Learn about Message Streams and Kafka

A message stream is conceptually similar to a message queue but has some critical differences, particularly in how data is consumed and managed. Let's explore this through an example scenario.


Scenario: Building a Blog Website

Imagine we are building a blog platform like Hashnode or Medium. Every time a blog is published, several actions need to be performed:

  1. Index the blog in a search engine.

  2. Increment the total post count in the database.

Now, let’s analyze various approaches to implement this workflow.


Approach 1: Using a Message Queue

In this approach:

  1. The user publishes a blog via the API.

  2. The API server saves the blog in the main database.

  3. The API server sends a message to a RabbitMQ message queue.

  4. Multiple consumers pull messages from the queue. For instance:

    • One consumer indexes the blog in Elasticsearch.

    • Another consumer increments the total post count in the main database.

Issue:

What happens if one consumer succeeds while the other fails? For example, if the total post count is incremented in the database but the blog is not indexed in the search engine, the data becomes inconsistent.


Approach 2: Using Two Brokers and Two Sets of Consumers

To address the issue, one might think of having two separate message queues and sets of consumers:

  1. The API server writes messages to both queues.

  2. Consumers read messages from their respective queues and perform tasks.

Issue:

This reduces the chance of consumer failure but introduces a new problem:

  • What if the API server succeeds in writing to one queue but fails to write to the other? Again, inconsistency arises.

Approach 3: Using Message Streams

Here’s where message streaming platforms like Apache Kafka or AWS Kinesis shine. With a message stream:

  1. The API server writes data to a single stream.

  2. Multiple consumers read data from the stream, each tailored to perform specific tasks (e.g., indexing or updating the database).

Advantages:

  1. Write Once, Read Many: Writing to one stream ensures a single source of truth. Any number of consumers can read from it.
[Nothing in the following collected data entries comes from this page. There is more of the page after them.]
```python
def conv_concat_volume_sheared(pc, featp, B, D, pad, out=None, bufs=None):
    from .layers import is_split
    _chk(featp, out)
    split = is_split(pc.dtype_code)
    cm = 2 if split else 1
    n2, one, h, pitch, C = featp.shape
    C //= cm
    assert n2 == 2 * B and one == 1 and featp.is_contiguous() and featp.dtype == torch.bfloat16
    assert pc.cin_pad == 2 * C and pc.cout_pad == 64 and pc.act == _lib.ACT_RELU and pad >= D - 1 and D >= 2
    w = pitch - 2 * pad
    g = pc.gonce_convs(C, pad, w, D)
    bufs = {} if bufs is None else bufs
    res = {}
    use_mc = C == 32 and not _lib.KNOBS['no_map_conv']
    for name, key, sl in (('left', 'maps_l', slice(0, B)), ('right', 'maps_r', slice(B, 2 * B)),
                          ('edge_left', 'edge_l', slice(0, B)), ('edge_right', 'edge_r', slice(B, 2 * B))):
        conv = g[name]
        off, ntx, ow = g[name + '_geom']
        o = bufs.get(key)
        if o is None:
            o = torch.empty((B, 1, h, ow, conv.cout_pad), dtype=torch.float32, device=featp.device)
        assert o.shape == (B, 1, h, ow, conv.cout_pad) and o.dtype == torch.float32 and o.is_contiguous()
        if use_mc:
            x = featp[sl]
            rc = _lib.load().s3d_map_conv(x.data_ptr(), conv.weight.data_ptr(), o.data_ptr(), B, h, pitch, ow, off, ntx,
                                          conv.cout_pad, pc.dtype_code, _stream())
            _lib.check(rc, 's3d_map_conv')
            _lib.count_launch()
            res[key] = o
        else:
            res[key] = conv(featp[sl], out=o)
    Co = cm * 64
    if out is None:
        out = torch.empty((2 * B, D, h, w, Co), dtype=torch.bfloat16, device=featp.device)
    assert out.is_contiguous() and out.shape == (2 * B, D, h, w, Co) and out.dtype == torch.bfloat16
    rc = _lib.load().s3d_concat_gonce_assemble(res['maps_l'].data_ptr(), res['maps_r'].data_ptr(), res['edge_l'].data_ptr(),
                                               res['edge_r'].data_ptr(), pc.bias.data_ptr(), out.data_ptr(), B, D, h, w, w + 4,
                                               _lib.DTYPE_BF16X2 if split else _lib.DTYPE_BF16, _stream())
    _lib.check(rc, 's3d_concat_gonce_assemble')
    _lib.count_launch()
    return out


def cls_soft_argmin(x, w_taps, sign=-1.0, out=None, std_out=None):
    _chk(x, w_taps, out)
    assert x.dtype == torch.bfloat16 and w_taps.dtype == torch.bfloat16 and x.dim() == 5 and x.is_contiguous()
    N, D, h, w, C = x.shape
    assert w_taps.numel() == 32 * C and w_taps.is_contiguous()
    if out is None:
        out = torch.empty((N, h, w), dtype=torch.float32, device=x.device)
    std = None if std_out is None else _std_buf(std_out, out).data_ptr()
    rc = _lib.load().s3d_cls_soft_argmin(x.data_ptr(), w_taps.data_ptr(), out.data_ptr(), std, N, D, h, w, C, float(sign),
                                         _stream())
    _lib.check(rc, 's3d_cls_soft_argmin')
    _lib.count_launch()
    return out


def conv_cls_workspace_bytes(N, D, h, w):
    return int(_lib.load().s3d_conv_cls_workspace_bytes(N, D, h, w))


# ... 276 lines not shown
```

Measured before the change: 5155.

## Fuse reference-view conv into sheared concat-volume assembly pass with tcgen05 MMA

For the bf16 non-split C=32 case, the map convolutions now compute only the target-view half of the channels (192 instead of 384/256). A new persistent kernel recomputes the reference-view 3x3 conv on tensor cores into TMEM and adds the shifted target maps, edge terms and bias per disparity plane before writing the volume. This replaces the separate assemble kernel and halves the fp32 map intermediates written and read. The cost is a larger, more complex warp-specialised kernel that needs a partial-chunk path in map_conv for cout that is a multiple of 64.

```diff
diff --git a/include/s3d.h b/include/s3d.h
--- a/include/s3d.h
+++ b/include/s3d.h
@@ -79,6 +79,9 @@
                               const float* bias, void* out, int B, int D, int h, int w, int map_w, int out_dtype, void* stream);
 int s3d_map_conv(const void* in, const void* w, float* out, int nimg, int h, int in_w, int ow, int off, int ntx, int cout,
                  int dtype, void* stream);
+int s3d_concat_sheared_pass(const void* featp, const void* w_ref, const float* maps_l, const float* maps_r, const float* edge_l,
+                            const float* edge_r, const float* bias, void* out, int B, int D, int h, int w, int pitch, int pad,
+                            void* stream);
 int s3d_cost_volume_concat(const void* feat, void* vol, int B, int h, int w, int C, int D,
                            int dtype, void* stream);
 int s3d_soft_argmin(const float* cost, float* disp, int N, int D, int h, int w, float sign,
diff --git a/stereo_3d_reconstruction_b200/csrc/map_conv.cu b/stereo_3d_reconstruction_b200/csrc/map_conv.cu
--- a/stereo_3d_reconstruction_b200/csrc/map_conv.cu
+++ b/stereo_3d_reconstruction_b200/csrc/map_conv.cu
@@ -20,8 +20,9 @@
   int patch_tx;
   int patch_bytes;
   int slots, nchunks;
+  int last_nc;
   int tiles_x, tiles_per_img, total_tiles;
-  uint32_t idesc;
+  uint32_t idesc, idesc_last;
 };
 
 struct McCtrl {
@@ -88,6 +89,7 @@
     for (int ch = 0; ch < a.nchunks; ++ch) {
       ptx::mbar_wait(&ctrl.w_full, wphase);
       wphase ^= 1;
+      const uint32_t idesc = ch == a.nchunks - 1 ? a.idesc_last : a.idesc;
       for (int k = 0; k < my_tiles; ++k) {
         ptx::mbar_wait(&ctrl.acc_empty[buf], aphase ^ 1);
         ptx::mbar_wait(&ctrl.p_full[slot], pphase);
@@ -100,11 +102,11 @@
             constexpr int kPitch = kTX + NTX - 1;
             const uint64_t ad = ad0 + (uint64_t)((((t / NTX) * kPitch + (t % NTX)) * kRowB) >> 4);
             const uint64_t bd = bd0 + (uint64_t)((t * kTapBytes) >> 4);
-            ptx::mma_bf16(d_tmem, ad, bd, a.idesc, t != 0);
-            ptx::mma_bf16(d_tmem, ad + 2, bd + 2, a.idesc, 1u);
+            ptx::mma_bf16(d_tmem, ad, bd, idesc, t != 0);
+            ptx::mma_bf16(d_tmem, ad + 2, bd + 2, idesc, 1u);
             if constexpr (kSplit) {
-              ptx::mma_bf16(d_tmem, ad + 4, bd, a.idesc, 1u);      ptx::mma_bf16(d_tmem, ad + 6, bd + 2, a.idesc, 1u);
-              ptx::mma_bf16(d_tmem, ad, bd + 4, a.idesc, 1u);      ptx::mma_bf16(d_tmem, ad + 2, bd + 6, a.idesc, 1u);
+              ptx::mma_bf16(d_tmem, ad + 4, bd, idesc, 1u);      ptx::mma_bf16(d_tmem, ad + 6, bd + 2, idesc, 1u);
+              ptx::mma_bf16(d_tmem, ad, bd + 4, idesc, 1u);      ptx::mma_bf16(d_tmem, ad + 2, bd + 6, idesc, 1u);
             }
           }
           ptx::tc_commit(&ctrl.p_empty[slot]);
@@ -132,13 +134,15 @@
       ptx::mbar_wait(&ctrl.acc_full[grp], aphase);
       ptx::tc_fence_after();
       const uint32_t taddr = tmem_base + grp * kNC + (static_cast<uint32_t>(q * 32) << 16);
+      const int nhalf = (ch == a.nchunks - 1 ? a.last_nc : kNC) / 64;
 #pragma unroll
       for (int half = 0; half < kNC / 64; ++half) {
+        if (half == nhalf) break;
         uint32_t v[4][16];
 #pragma unroll
         for (int g = 0; g < 4; ++g) ptx::tmem_ld16(taddr + half * 64 + g * 16, v[g]);
         ptx::tmem_ld_wait();
-        if (half == kNC / 64 - 1) {
+        if (half == nhalf - 1) {
           ptx::tc_fence_before();
           ptx::mbar_arrive(&ctrl.acc_empty[grp]);
         }
@@ -182,6 +186,255 @@
   }
 }
 
+
+constexpr int kPassN = 192;
+constexpr int kPassTapBytes = kPassN * 64;
+constexpr int kPassTaps = 9;
+constexpr int kPassGroups = 2;
+constexpr int kPassThreads = 128 + 128 * kPassGroups;
+constexpr int kPassBuf = 256;
+constexpr int kPassMaps = 3 * 64;
+
+struct PassArgs {
+  const float *maps_l, *maps_r, *edge_l, *edge_r, *bias;
+  __nv_bfloat16* out;
+  int B, D, h, w, mw;
+  int off;
+  int patch_tx, patch_bytes, slots;
+  int tiles_x, tiles_per_img, total_tiles;
+  uint32_t idesc;
+};
+
+struct PassCtrl {
+  uint64_t w_full;
+  uint64_t p_full[kMaxSlots], p_empty[kMaxSlots];
+  uint64_t acc_full[2], acc_empty[2];
+  uint32_t tmem_base;
+};
+
+__device__ __forceinline__ void pass_ld_octets(uint32_t taddr, float (&r)[8][8], int lane) {
+  uint32_t v[4][16];
+#pragma unroll
+  for (int g = 0; g < 4; ++g) ptx::tmem_ld16(taddr + g * 16, v[g]);
+  ptx::tmem_ld_wait();
+#pragma unroll
+  for (int part = 0; part < 2; ++part) {
+    uint4 c[8];
+#pragma unroll
+    for (int i = 0; i < 8; ++i) {
+      const uint32_t* src = &v[i >> 1][(i & 1) * 8 + part * 4];
+      c[i] = make_uint4(src[0], src[1], src[2], src[3]);
+    }
+#pragma unroll
+    for (int st = 4; st >= 1; st >>= 1) {
+      const bool up = (lane & st) != 0;
+#pragma unroll
+      for (int i = 0; i < 8; ++i) {
+        if (i & st) continue;
+        const uint4 send = up ? c[i] : c[i | st];
+        uint4 recv;
+        recv.x = __shfl_xor_sync(0xffffffffu, send.x, st);  recv.y = __shfl_xor_sync(0xffffffffu, send.y, st);
+        recv.z = __shfl_xor_sync(0xffffffffu, send.z, st);  recv.w = __shfl_xor_sync(0xffffffffu, send.w, st);
+        if (up) c[i] = recv; else c[i | st] = recv;
+      }
+    }
+#pragma unroll
+    for (int i = 0; i < 8; ++i) {
+      r[i][part * 4 + 0] = __uint_as_float(c[i].x);  r[i][part * 4 + 1] = __uint_as_float(c[i].y);
+      r[i][part * 4 + 2] = __uint_as_float(c[i].z);  r[i][part * 4 + 3] = __uint_as_float(c[i].w);
+    }
+  }
+}
+
+__device__ __forceinline__ void pass_add8(float (&v)[8], const float* __restrict__ p) {
+  const float4 a = __ldg(reinterpret_cast<const float4*>(p)), b = __ldg(reinterpret_cast<const float4*>(p) + 1);
+  v[0] += a.x;  v[1] += a.y;  v[2] += a.z;  v[3] += a.w;  v[4] += b.x;  v[5] += b.y;  v[6] += b.z;  v[7] += b.w;
+}
+
+template <int kBorder>
+__device__ __forceinline__ void pass_plane(const PassArgs& a, int d, const float (&base)[8][8], const float (&border)[8][8],
+                                           const float* __restrict__ gm, const float* __restrict__ em, __nv_bfloat16* op,
+                                           bool left_ref, int x0, int xe) {
+  constexpr int kB = kBorder ? 1 : 8;
+#pragma unroll
+  for (int i0 = 0; i0 < 8; i0 += kB) {
+    float4 gl[kB][2], hl[kB][2];
+    bool in[kB];
+#pragma unroll
+    for (int i = 0; i < kB; ++i) {
+      const int x = x0 + i0 + i;
+      const int col = (left_ref ? x - d : x + d) + 2;
+      in[i] = x < a.w && col >= 0 && col < a.mw;
+      const float4* g = reinterpret_cast<const float4*>(gm + (int64_t)(in[i] ? col : 0) * kPassMaps);
+      gl[i][0] = make_float4(0.f, 0.f, 0.f, 0.f);  gl[i][1] = gl[i][0];  hl[i][0] = gl[i][0];  hl[i][1] = gl[i][0];
+      if (in[i]) {
+        gl[i][0] = __ldg(g);  gl[i][1] = __ldg(g + 1);
+        if constexpr (kBorder != 0) { hl[i][0] = __ldg(g + kBorder * 16);  hl[i][1] = __ldg(g + kBorder * 16 + 1); }
+      }
+    }
+#pragma unroll
+    for (int i = 0; i < kB; ++i) {
+      const int x = x0 + i0 + i;
+      if (x >= a.w) continue;
+      float v[8];
+#pragma unroll
+      for (int j = 0; j < 8; ++j) v[j] = base[i0 + i][j];
+      if (in[i]) {
+        v[0] += gl[i][0].x;  v[1] += gl[i][0].y;  v[2] += gl[i][0].z;  v[3] += gl[i][0].w;
+        v[4] += gl[i][1].x;  v[5] += gl[i][1].y;  v[6] += gl[i][1].z;  v[7] += gl[i][1].w;
+      }
+      if constexpr (kBorder != 0) {
+#pragma unroll
+        for (int j = 0; j < 8; ++j) v[j] += border[i0 + i][j];
+        if (in[i]) {
+          v[0] += hl[i][0].x;  v[1] += hl[i][0].y;  v[2] += hl[i][0].z;  v[3] += hl[i][0].w;
+          v[4] += hl[i][1].x;  v[5] += hl[i][1].y;  v[6] += hl[i][1].z;  v[7] += hl[i][1].w;
+        }
+      }
+      if (x == xe) {
+        const float* e = em + (int64_t)(left_ref ? a.D - 1 - d : d) * kPassMaps;
+        pass_add8(v, e);
+        if constexpr (kBorder != 0) pass_add8(v, e + kBorder * 64);
+      }
+      uint32_t o[4];
+#pragma unroll
+      for (int k = 0; k < 4; ++k) {
+        __nv_bfloat162 t = __floats2bfloat162_rn(fmax_nan(v[2 * k], 0.f), fmax_nan(v[2 * k + 1], 0.f));
+        o[k] = *reinterpret_cast<uint32_t*>(&t);
+      }
+      __stcs(reinterpret_cast<uint4*>(op + (int64_t)(i0 + i) * 64), make_uint4(o[0], o[1], o[2], o[3]));
+    }
+  }
+}
+
+__global__ void __launch_bounds__(kPassThreads, 1)
+concat_sheared_pass_kernel(const __grid_constant__ CUtensorMap map_x, const __grid_constant__ CUtensorMap map_w,
+                           const __grid_constant__ PassArgs a) {
+  constexpr int kPitch = kTX + 2;
+  extern __shared__ uint8_t smem_raw[];
+  uint8_t* smem = reinterpret_cast<uint8_t*>((reinterpret_cast<uintptr_t>(smem_raw) + 1023) & ~uintptr_t(1023));
+  uint8_t* smem_w = smem;
+  uint8_t* smem_p = smem + kPassTaps * kPassTapBytes;
+  __shared__ PassCtrl ctrl;
+  const int warp = threadIdx.x >> 5, lane = threadIdx.x & 31;
+
+  if (warp == 0 && lane == 0) { ptx::prefetch_tensormap(&map_x);  ptx::prefetch_tensormap(&map_w); }
+  if (warp == 1 && lane == 0) {
+    ptx::mbar_init(&ctrl.w_full, 1);
+    for (int s = 0; s < kMaxSlots; ++s) { ptx::mbar_init(&ctrl.p_full[s], 1);  ptx::mbar_init(&ctrl.p_empty[s], 1); }
+    for (int b = 0; b < 2; ++b) { ptx::mbar_init(&ctrl.acc_full[b], 1);  ptx::mbar_init(&ctrl.acc_empty[b], 128 * kPassGroups); }
+    ptx::fence_barrier_init();
+  }
+  if (warp == 2) ptx::tmem_alloc(&ctrl.tmem_base, 2 * kPassBuf);
+  ptx::tc_fence_before();
+  __syncthreads();
+  ptx::tc_fence_after();
+  const uint32_t tmem_base = ctrl.tmem_base;
+  const int my_tiles = a.total_tiles > (int)blockIdx.x ? (a.total_tiles - (int)blockIdx.x + (int)gridDim.x - 1) / (int)gridDim.x : 0;
+
+  if (warp == 0) {
+    if (lane == 0) {
+      ptx::mbar_arrive_expect_tx(&ctrl.w_full, kPassTaps * kPassTapBytes);
+      for (int t0 = 0; t0 < kPassTaps; t0 += 3)
+        ptx::tma_load_3d(smem_w + t0 * kPassTapBytes, &map_w, &ctrl.w_full, 0, 0, t0);
+      int slot = 0;  uint32_t pphase = 0;
+      for (int k = 0; k < my_tiles; ++k) {
+        const int t = blockIdx.x + k * gridDim.x;
+        const int img = t / a.tiles_per_img, r = t % a.tiles_per_img;
+        const int y0 = (r / a.tiles_x) * kTY, j0 = (r % a.tiles_x) * kTX;
+        ptx::mbar_wait(&ctrl.p_empty[slot], pphase ^ 1);
+        ptx::mbar_arrive_expect_tx(&ctrl.p_full[slot], a.patch_tx);
+        ptx::tma_load_5d(smem_p + slot * a.patch_bytes, &map_x, &ctrl.p_full[slot], 0, j0 + a.off, y0 - 1, 0, img);
+        if (++slot == a.slots) { slot = 0; pphase ^= 1; }
+      }
+    }
+  } else if (warp == 1) {
+    int slot = 0;  uint32_t pphase = 0;
+    const uint64_t hi_a = (static_cast<uint64_t>((kPitch * 64) >> 4) << 32) | (1ull << 46) | (4ull << 61);
+    const uint64_t hi_b = (static_cast<uint64_t>((8 * 64) >> 4) << 32) | (1ull << 46) | (4ull << 61);
+    const uint32_t w_u = ptx::smem_u32(smem_w), p_u = ptx::smem_u32(smem_p);
+    ptx::mbar_wait(&ctrl.w_full, 0);
+    for (int k = 0; k < my_tiles; ++k) {
+      const int buf = k & 1;
+      ptx::mbar_wait(&ctrl.acc_empty[buf], ((k >> 1) & 1) ^ 1);
+      ptx::mbar_wait(&ctrl.p_full[slot], pphase);
+      ptx::tc_fence_after();
+      const uint32_t pa = p_u + slot * a.patch_bytes, d_tmem = tmem_base + buf * kPassBuf;
+      const uint64_t ad0 = hi_a | ((pa >> 4) | (1u << 16)), bd0 = hi_b | ((w_u >> 4) | (1u << 16));
+      if (ptx::elect_one()) {
+#pragma unroll
+        for (int t = 0; t < kPassTaps; ++t) {
+          const uint64_t ad = ad0 + (uint64_t)((((t / 3) * kPitch + (t % 3)) * 64) >> 4);
+          const uint64_t bd = bd0 + (uint64_t)((t * kPassTapBytes) >> 4);
+          ptx::mma_bf16(d_tmem, ad, bd, a.idesc, t != 0);
+          ptx::mma_bf16(d_tmem, ad + 2, bd + 2, a.idesc, 1u);
+        }
+        ptx::tc_commit(&ctrl.p_empty[slot]);
+        ptx::tc_commit(&ctrl.acc_full[buf]);
+      }
+      __syncwarp();
+      if (++slot == a.slots) { slot = 0; pphase ^= 1; }
+    }
+  } else if (warp >= 4) {
+    const int q = warp & 3, grp = (warp - 4) >> 2;
+    const int yy = (q * 32 + lane) >> 3, xx = lane & 7;
+    float bias[8];
+#pragma unroll
+    for (int j = 0; j < 8; ++j) bias[j] = __ldg(a.bias + xx * 8 + j);
+    const int64_t plane = (int64_t)a.h * a.w * 64;
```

  2. Data Persistence: Unlike traditional message queues, streams retain data for a specified duration, allowing consumers to reprocess data if needed.

  3. Consumer Independence: Consumers are specialized, meaning each performs a specific task, reducing redundancy and improving consistency.
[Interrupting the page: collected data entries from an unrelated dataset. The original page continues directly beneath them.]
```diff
@@ -151,10 +166,21 @@
               dst[j][sb][pl] = lds_tr8<ROWB>(Wl + (size_t)(j * 3 + pl) * WPLANE + trw + 32 * sb +
                                              32 * ks * ROWB);
       };
-      load_w(0, afr[0]);
-#pragma unroll
-      for (int ks = 0; ks < KS1; ++ks) {
-        if (ks + 1 < KS1) load_w(ks + 1, afr[(ks + 1) & 1]);
+      auto load_wt = [&](bf16x8 (&dst)[P][NSB][3]) {
+#pragma unroll
+        for (int j = 0; j < P; ++j)
+#pragma unroll
+          for (int sb = 0; sb < NSB; ++sb)
+#pragma unroll
+            for (int r = 0; r < 3; ++r)
+              dst[j][sb][r] = lds_tr8<ROWB>(Wl + (size_t)(j * 3) * WPLANE + trt[r] + 32 * sb);
+      };
+      if (KSF > 0) load_w(0, afr[0]);
+      else load_wt(afr[0]);
+#pragma unroll
+      for (int ks = 0; ks < KSF; ++ks) {
+        if (ks + 1 < KSF) load_w(ks + 1, afr[(ks + 1) & 1]);
+        else if (TAILP) load_wt(afr[(ks + 1) & 1]);
 #pragma unroll
         for (int a = 2; a >= 0; --a)
 #pragma unroll
@@ -165,10 +191,20 @@
               for (int sb = 0; sb < NSB; ++sb)
                 if (TERMS == 9 || a + b < 3) acc1[j][sb] = __builtin_amdgcn_mfma_f32_16x16x32_bf16(
                     afr[ks & 1][j][sb][a], dfr[ks % DF][b], acc1[j][sb], 0, 0, 0);
-        if (ks + DF < KS1) {
+        if (ks + DF < KSF) {
           load_dk(mt, ks + DF, dfr[ks % DF]);
           d3_pin_loads();
         }
+      }
+      if (TAILP) {
+#pragma unroll
+        for (int r = 2; r >= 0; --r)
+#pragma unroll
+          for (int j = 0; j < P; ++j)
+#pragma unroll
+            for (int sb = 0; sb < NSB; ++sb)
+              acc1[j][sb] = __builtin_amdgcn_mfma_f32_16x16x32_bf16(afr[KSF & 1][j][sb][r], dtl,
+                                                                    acc1[j][sb], 0, 0, 0);
       }
     };
     float dbacc[P][NE];
```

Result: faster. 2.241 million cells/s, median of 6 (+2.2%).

In a traditional message queue, consumers actively pull data and process it. In contrast, in a message stream, data persists in the stream, and consumers iterate over it. Retention policies determine when data is removed.


Apache Kafka Essentials

Apache Kafka is a robust message streaming platform used to build real-time data pipelines and streaming applications. Its components are as follows:

a. Producers

Producers are applications that send (or "produce") data to Kafka.
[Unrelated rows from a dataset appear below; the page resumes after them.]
+static constexpr uint32_t RD_CD_Q8 = 127u << 3;
+struct CodeScan {
+    uint32_t shift[RD_CD_FIELDS], mask8[RD_CD_FIELDS], magic[RD_CD_FIELDS];
+    int32_t negda[RD_CD_FIELDS];
+    __device__ __forceinline__ explicit CodeScan(const CodeParams &cp)
+    {
+#pragma unroll
+        for (int f = 0; f < RD_CD_FIELDS; f++) shift[f] = cp.shift[f], mask8[f] = (cp.mask[f] & 0xFFFu) << 3, magic[f] = cp.magic[f], negda[f] = -(int32_t)cp.da[f];
+    }
+};
+
+__device__ __forceinline__ double cd_table_entry(const double *__restrict__ tab_k, uint32_t off8)
+{
+    return *reinterpret_cast<const double *>(reinterpret_cast<const char *>(tab_k) + off8);
+}
+
 template <int NANT>
-__device__ __forceinline__ double cd_rule_sq(uint32_t code, const double *__restrict__ sq_s, const CodeParams &cp)
+__device__ __forceinline__ double cd_rule_sq(uint32_t code8, const double *__restrict__ sq_s, const CodeScan &cs)
 {
     constexpr int TS = 64;
     double a = 0.0;
 #pragma unroll
     for (int k = 0; k < NANT; k += 2) {
         const int f = k / 2;
-        const uint32_t v = (code >> cp.shift[f]) & cp.mask[f];
+        const uint32_t v8 = (f == 0 ? code8 : code8 >> cs.shift[f]) & cs.mask8[f];
         if (k + 1 < NANT) {
-            const uint32_t jb = __umul24(v, cp.magic[f]) >> 18;
-            const uint32_t ja = v - __umul24(jb, cp.da[f]);
-            const double sa = *reinterpret_cast<const double *>(reinterpret_cast<const char *>(sq_s + k * TS) + (ja << 3));
-            const double sb = *reinterpret_cast<const double *>(reinterpret_cast<const char *>(sq_s + (k + 1) * TS) + (jb << 3));
+            const uint32_t jb8 = (__umul24(v8, cs.magic[f]) >> 18) & RD_CD_Q8;
+            const uint32_t ja8 = (uint32_t)(__mul24((int)jb8, cs.negda[f]) + (int)v8);
+            const double sa = cd_table_entry(sq_s + k * TS, ja8);
+            const double sb = cd_table_entry(sq_s + (k + 1) * TS, jb8);
             a = k == 0 ? sa : a + sa;
             a = a + sb;
         } else {
-            const double sa = *reinterpret_cast<const double *>(reinterpret_cast<const char *>(sq_s + k * TS) + (v << 3));
+            const double sa = cd_table_entry(sq_s + k * TS, v8);
             a = k == 0 ? sa : a + sa;
         }
     }
     return a;
+}
+
+struct GroupDiv { uint32_t mul, shift; };
+static GroupDiv group_div(uint32_t d)
+{
+    const int l = ceil_log2(d);
+    GroupDiv g;
+    g.mul = (uint32_t)(((1ull << (31 + l)) + d - 1) / d);
+    g.shift = (uint32_t)(l - 1);
+    return g;
 }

Example: A web app logs user activities and sends these logs to Kafka.

b. Topics

  • Topics are categories or channels where data is stored.

  • Producers send data to specific topics.

Example: A "UserLogs" topic stores user activity logs.

c. Partitions

  • Topics are divided into smaller chunks called partitions.

  • Partitions allow parallelism, enabling Kafka to handle large volumes of data efficiently.

  • Each partition has a unique ID (e.g., Partition 0, Partition 1).

Example: The "UserLogs" topic has 3 partitions, distributing logs among them.

d. Consumers

Consumers are applications that read (or "consume") data from Kafka topics.

Example: A data analytics app consumes logs from the "UserLogs" topic to generate insights.

e. Brokers

  • Brokers are Kafka servers that store and manage data.

  • A Kafka cluster consists of multiple brokers working together.

Example: A cluster with 3 brokers (Broker 1, Broker 2, Broker 3) distributes topic partitions among the brokers.

f. Consumer Groups

  • Consumers can collaborate in a group to read data from a topic.

  • Each partition is assigned to one consumer in the group, ensuring parallel processing.

Example: If a topic has 3 partitions and there are 3 consumers in a group, each consumer processes one partition.


How Kafka Works

  1. Producers Send Data: Producers write data to a specific topic. Kafka appends this data to a partition within the topic.

  2. Kafka Stores Data: Kafka brokers store the data in partitions. For fault tolerance, data is replicated across brokers. For example, if a partition's replication factor is 3, its data is stored on 3 brokers.

  3. Consumers Read Data: Consumers fetch data from topics. Kafka maintains an offset for each consumer, tracking where they last read.

Limitation:

A single consumer can only read from one partition at a time.


Conclusion

Message streams like Kafka offer a more consistent and scalable solution compared to traditional message queues. By enabling “write once, read many” capabilities, Kafka ensures data consistency, fault tolerance, and parallel processing—key requirements for modern, real-time applications like our blog platform.